◆ **Given entries**
template <int R, int RW, int RM>
__device__ __forceinline__ void body_hess(const Dev& d, int first_launch, int slot, HostStatus* hs,
                                          unsigned long long seq, char* smem) {
  const Lane L = lane_map<R>(d);
  int tcg_iter;
  double beta;
  double y[4] = {0, 0, 0, 0}, zs[4] = {0, 0, 0, 0}, H[4];
  const size_t o = (size_t)L.pose * 4 * R + 4 * L.a;
  if constexpr (RM == RM_CONSUMER) {
    __shared__ Ctl cs;
    __shared__ double rl[NPART * WAVES];
    const Ctl& c0 = d.ctl[L.l];
    const bool writer = L.tile == L.rt0;
    if (writer && threadIdx.x < (int)(sizeof(Ctl) / 8))
      reinterpret_cast<double*>(&cs)[threadIdx.x] = reinterpret_cast<const double*>(&c0)[threadIdx.x];
    const bool grad = (first_launch & 1) != 0;
    const bool upd = !grad;
    RobotSum<2> rs;
    RobotSum<3> rg;
    if (upd) rs.issue(d.part_u, 2, L.rt0, L.rt1);
    if (grad) rg.issue(d.part, NPART, L.rt0, L.rt1);
    const int ph0 = c0.phase;
    const bool active = ph0 == (grad ? PH_START : PH_TCG);
    auto idle = [&]() {
      if (writer && threadIdx.x == 0) {
        d.ctl2[L.l] = c0;
        if (hs) post_status(hs, L.l, seq, false);
      }
    };
    if (!active && (!d.p.early_stop || (first_launch & 2))) {
      idle();
      return;
    }
    UpdStep u{0, 0, 0.0};
    auto decide = [&]() {
      if (!active) {
        idle();
        return false;
      }
      double tot[NPART] = {0.0, 0.0, 0.0, 0.0};
      if (upd) rs.finish(d.part_u, 2, rl, tot);
      if (grad) rg.finish(d.part, NPART, rl, tot);
      if (upd) u = upd_step(c0.mode, c0.r_stop, c0.lin_stop, c0.z_r, c0.tcg_iter, tot[0], tot[1], d.p);
      if (grad) u.done = sqrt(tot[1]) < d.p.gn_tol ? 1 : 0;
      if (writer && threadIdx.x == 0) {
        if (upd || grad) control_on(cs, d, L.l, grad ? RED_GRAD : RED_UPDATE, tot, R, true);
        d.ctl2[L.l] = cs;
        if (hs) post_status(hs, L.l, seq, cs.phase == PH_TCG);
      }
      return !u.done;
    };
    bool go;
    if (d.p.early_stop) {
      go = hinc_gather<R, RW, false, false>(d, L, d.z, H, smem, decide);
    } else {
      hinc_gather<R, RW, false, false>(d, L, d.z, H, smem);
      go = decide();
    }
    if (!go) return;
    tcg_iter = grad ? 0 : c0.tcg_iter;
    beta = u.beta;
  } else {
    const Ctl& c = d.ctl[L.l];
    const int ph = c.phase;
    tcg_iter = c.tcg_iter;
    beta = c.beta;
    if ((first_launch & 2) && ph != PH_TCG) return;
    if (!hinc_gather<R, RW, true, false>(d, L, d.z, H, smem, [&]() { return ph == PH_TCG; })) return;
  }
  const bool first = (tcg_iter == 0) || (KMX_HESS_PROBE & 4);
  asm volatile("" ::: "memory");
  const int dhn = d.dhn;
  double dold[4] = {0, 0, 0, 0}, hold[4] = {0, 0, 0, 0};
  if (L.valid) {
    double Dg[16];
#if KMX_HESS_PROBE & 2
    for (int k = 0; k < 4; ++k) zs[k] = 1e-3 * k;
    for (int c = 0; c < 16; ++c) Dg[c] = (c % 5 == 0) ? 1.0 : 0.0;
#else
    load4(d.z + o, zs);
    load_sym4(d.hDS + SYM4 * (size_t)L.pose, Dg);
#endif
    if (!first) {
      load4(d.dh + (size_t)((tcg_iter - 1) % dhn) * d.vec + o, dold);
      load4(d.hd + o, hold);
    }
#pragma unroll
    for (int c = 0; c < 4; ++c)
      H[c] += zs[0] * Dg[4 * c] + zs[1] * Dg[4 * c + 1] + zs[2] * Dg[4 * c + 2] + zs[3] * Dg[4 * c + 3];
  }
  double hz[4];
#pragma unroll
  for (int k = 0; k < 4; ++k) hz[k] = H[k];
  (void)y;
  double v = 0.0;
  double dl[4] = {0, 0, 0, 0}, hdl[4] = {0, 0, 0, 0};
  if (L.valid) {
    if (first) {
#pragma unroll
      for (int k = 0; k < 4; ++k) { dl[k] = -zs[k]; hdl[k] = -hz[k]; }
    } else {
#pragma unroll
      for (int k = 0; k < 4; ++k) {
        dl[k] = -zs[k] + beta * dold[k];
        hdl[k] = -hz[k] + beta * hold[k];
      }
      if (tcg_iter >= dhn && tcg_iter % dhn == 0) {
        double et[4] = {0, 0, 0, 0};
        if (tcg_iter > dhn) load4(d.eta + o, et);
// ... 507 lines not shown
    if (threadIdx.x == 0 && writer) {
      control_on(cs, d, L.l, RED_COST, tot, R, true);
      cs.phase = PH_STEP;
      d.ctl[L.l] = cs;
    }
  } else {
    commit = d.ctl[L.l].commit != 0;
  }
  if (!commit || !L.valid) return;
  const size_t o = (size_t)L.pose * 4 * R + 4 * L.a;
  double v[4];
  load4(d.Xt + o, v);
  store4(d.X + o, v);
  if (!final) return;
  const int s = d.pose_slot[L.pose];
  if (s >= 0) store4(d.pub + (size_t)s * 4 * R + 4 * L.a, v);
}

template <int R, int RW, int RM>
__global__ __launch_bounds__(BLOCK, LB<R>::w) void k_grad(Dev d, int gated) {
  KMX_SMEM;
  body_grad<R, RW, RM>(d, gated, smem);
}
template <int R, int RW, int RM>
__global__ __launch_bounds__(BLOCK, LB<R>::w) void k_hess(Dev d, int first, int slot, HostStatus* hs,
                                                          unsigned long long seq) {
  KMX_SMEM;
  body_hess<R, RW, RM>(d, first, slot, hs, seq, smem);
}
template <int R, int RM>
__global__ __launch_bounds__(BLOCK) void k_update(Dev d, HostStatus* hs, unsigned long long seq, int slot) {
  KMX_SMEM;
  body_update<R, RM>(d, hs, seq, slot, smem);
}
template <int R, int RW>
__global__ __launch_bounds__(BLOCK, (R <= 5 ? 3 : 2)) void k_step(Dev d, const Ctl* cin, Ctl* cout, int jl, int slot,
                                                                  HostStatus* hs, unsigned long long seq) {
  KMX_SMEM;
  body_step<R, RW>(d, cin, cout, jl, slot, hs, seq, smem);
}
template <int R>
__global__ __launch_bounds__(BLOCK) void k_retract(Dev d, int fold, const Ctl* src) {
  KMX_SMEM;
  body_retract<R>(d, fold, src, smem);
}
template <int R, int RW, int RM>
__global__ __launch_bounds__(BLOCK, LB<R>::w) void k_cost(Dev d, const Ctl* src) {
  KMX_SMEM;
  body_cost<R, RW, RM>(d, src, smem);
}
template <int R>
// ... 456 lines not shown
  int *d_xs_rseg = nullptr, *d_xr_rseg = nullptr;
  double *d_xsbuf = nullptr, *d_xrbuf = nullptr;
  long long xn_send = 0, xn_recv = 0;
  std::vector<long long> xs_cnt, xr_cnt, xs_off, xr_off;
  int blind_left = 0;
  static constexpr int BLIND_SLACK = 2, BLIND_WINDOW = 8;
  static constexpr int MAX_GROUPS = 4;
  struct Group {
    int l0 = 0, l1 = 0;
    int t0 = 0, nt = 0;
    int blind_left = 0;
  };
  int groups_req = 2;
  std::vector<Group> grp;
  int grm = 2;
  int grm_forced = -1;
  static constexpr int GROUP_CONSUMER_MAX_TILES = 384;
  hipStream_t gstream[MAX_GROUPS - 1] = {nullptr, nullptr, nullptr};
  hipEvent_t ev_fork = nullptr, ev_join[MAX_GROUPS - 1] = {nullptr, nullptr, nullptr};
  bool hess_gate = true;
  int rm = RM_LAUNCH;
  int rm_forced = -1;
  int early_stop = 1;
  static constexpr int RM_CONSUMER_MAX_POSES = 80000;
  bool poll_timeout = false;
  bool timing = false;
  int* d_hv_launch = nullptr;
  std::vector<hipEvent_t> ev_pool;
  size_t ev_used = 0;
  double *d_accV = nullptr, *d_accY = nullptr;
  double acc_gamma = 0.0;
  int acc_k = 0;
  bool acc_ready = false, acc_started = false;
};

◆ **What you will do**
Scan the listing above for the line that has "if constexpr (RM", then copy exactly from that line through the line that has "if ((first_launch &".

◆ **Output**
  if constexpr (RM == RM_CONSUMER) {
    __shared__ Ctl cs;
    __shared__ double rl[NPART * WAVES];
    const Ctl& c0 = d.ctl[L.l];
    const bool writer = L.tile == L.rt0;
    if (writer && threadIdx.x < (int)(sizeof(Ctl) / 8))
      reinterpret_cast<double*>(&cs)[threadIdx.x] = reinterpret_cast<const double*>(&c0)[threadIdx.x];
    const bool grad = (first_launch & 1) != 0;
    const bool upd = !grad;
    RobotSum<2> rs;
    RobotSum<3> rg;
    if (upd) rs.issue(d.part_u, 2, L.rt0, L.rt1);
    if (grad) rg.issue(d.part, NPART, L.rt0, L.rt1);
    const int ph0 = c0.phase;
    const bool active = ph0 == (grad ? PH_START : PH_TCG);
    auto idle = [&]() {
      if (writer && threadIdx.x == 0) {
        d.ctl2[L.l] = c0;
        if (hs) post_status(hs, L.l, seq, false);
      }
    };
    if (!active && (!d.p.early_stop || (first_launch & 2))) {
      idle();
      return;
    }
    UpdStep u{0, 0, 0.0};
    auto decide = [&]() {
      if (!active) {
        idle();
        return false;
      }
      double tot[NPART] = {0.0, 0.0, 0.0, 0.0};
      if (upd) rs.finish(d.part_u, 2, rl, tot);
      if (grad) rg.finish(d.part, NPART, rl, tot);
      if (upd) u = upd_step(c0.mode, c0.r_stop, c0.lin_stop, c0.z_r, c0.tcg_iter, tot[0], tot[1], d.p);
      if (grad) u.done = sqrt(tot[1]) < d.p.gn_tol ? 1 : 0;
      if (writer && threadIdx.x == 0) {
        if (upd || grad) control_on(cs, d, L.l, grad ? RED_GRAD : RED_UPDATE, tot, R, true);
        d.ctl2[L.l] = cs;
        if (hs) post_status(hs, L.l, seq, cs.phase == PH_TCG);
      }
      return !u.done;
    };
    bool go;
    if (d.p.early_stop) {
      go = hinc_gather<R, RW, false, false>(d, L, d.z, H, smem, decide);
    } else {
      hinc_gather<R, RW, false, false>(d, L, d.z, H, smem);
      go = decide();
    }
    if (!go) return;
    tcg_iter = grad ? 0 : c0.tcg_iter;
    beta = u.beta;
  } else {
    const Ctl& c = d.ctl[L.l];
    const int ph = c.phase;
    tcg_iter = c.tcg_iter;
    beta = c.beta;
    if ((first_launch & 2) && ph != PH_TCG) return;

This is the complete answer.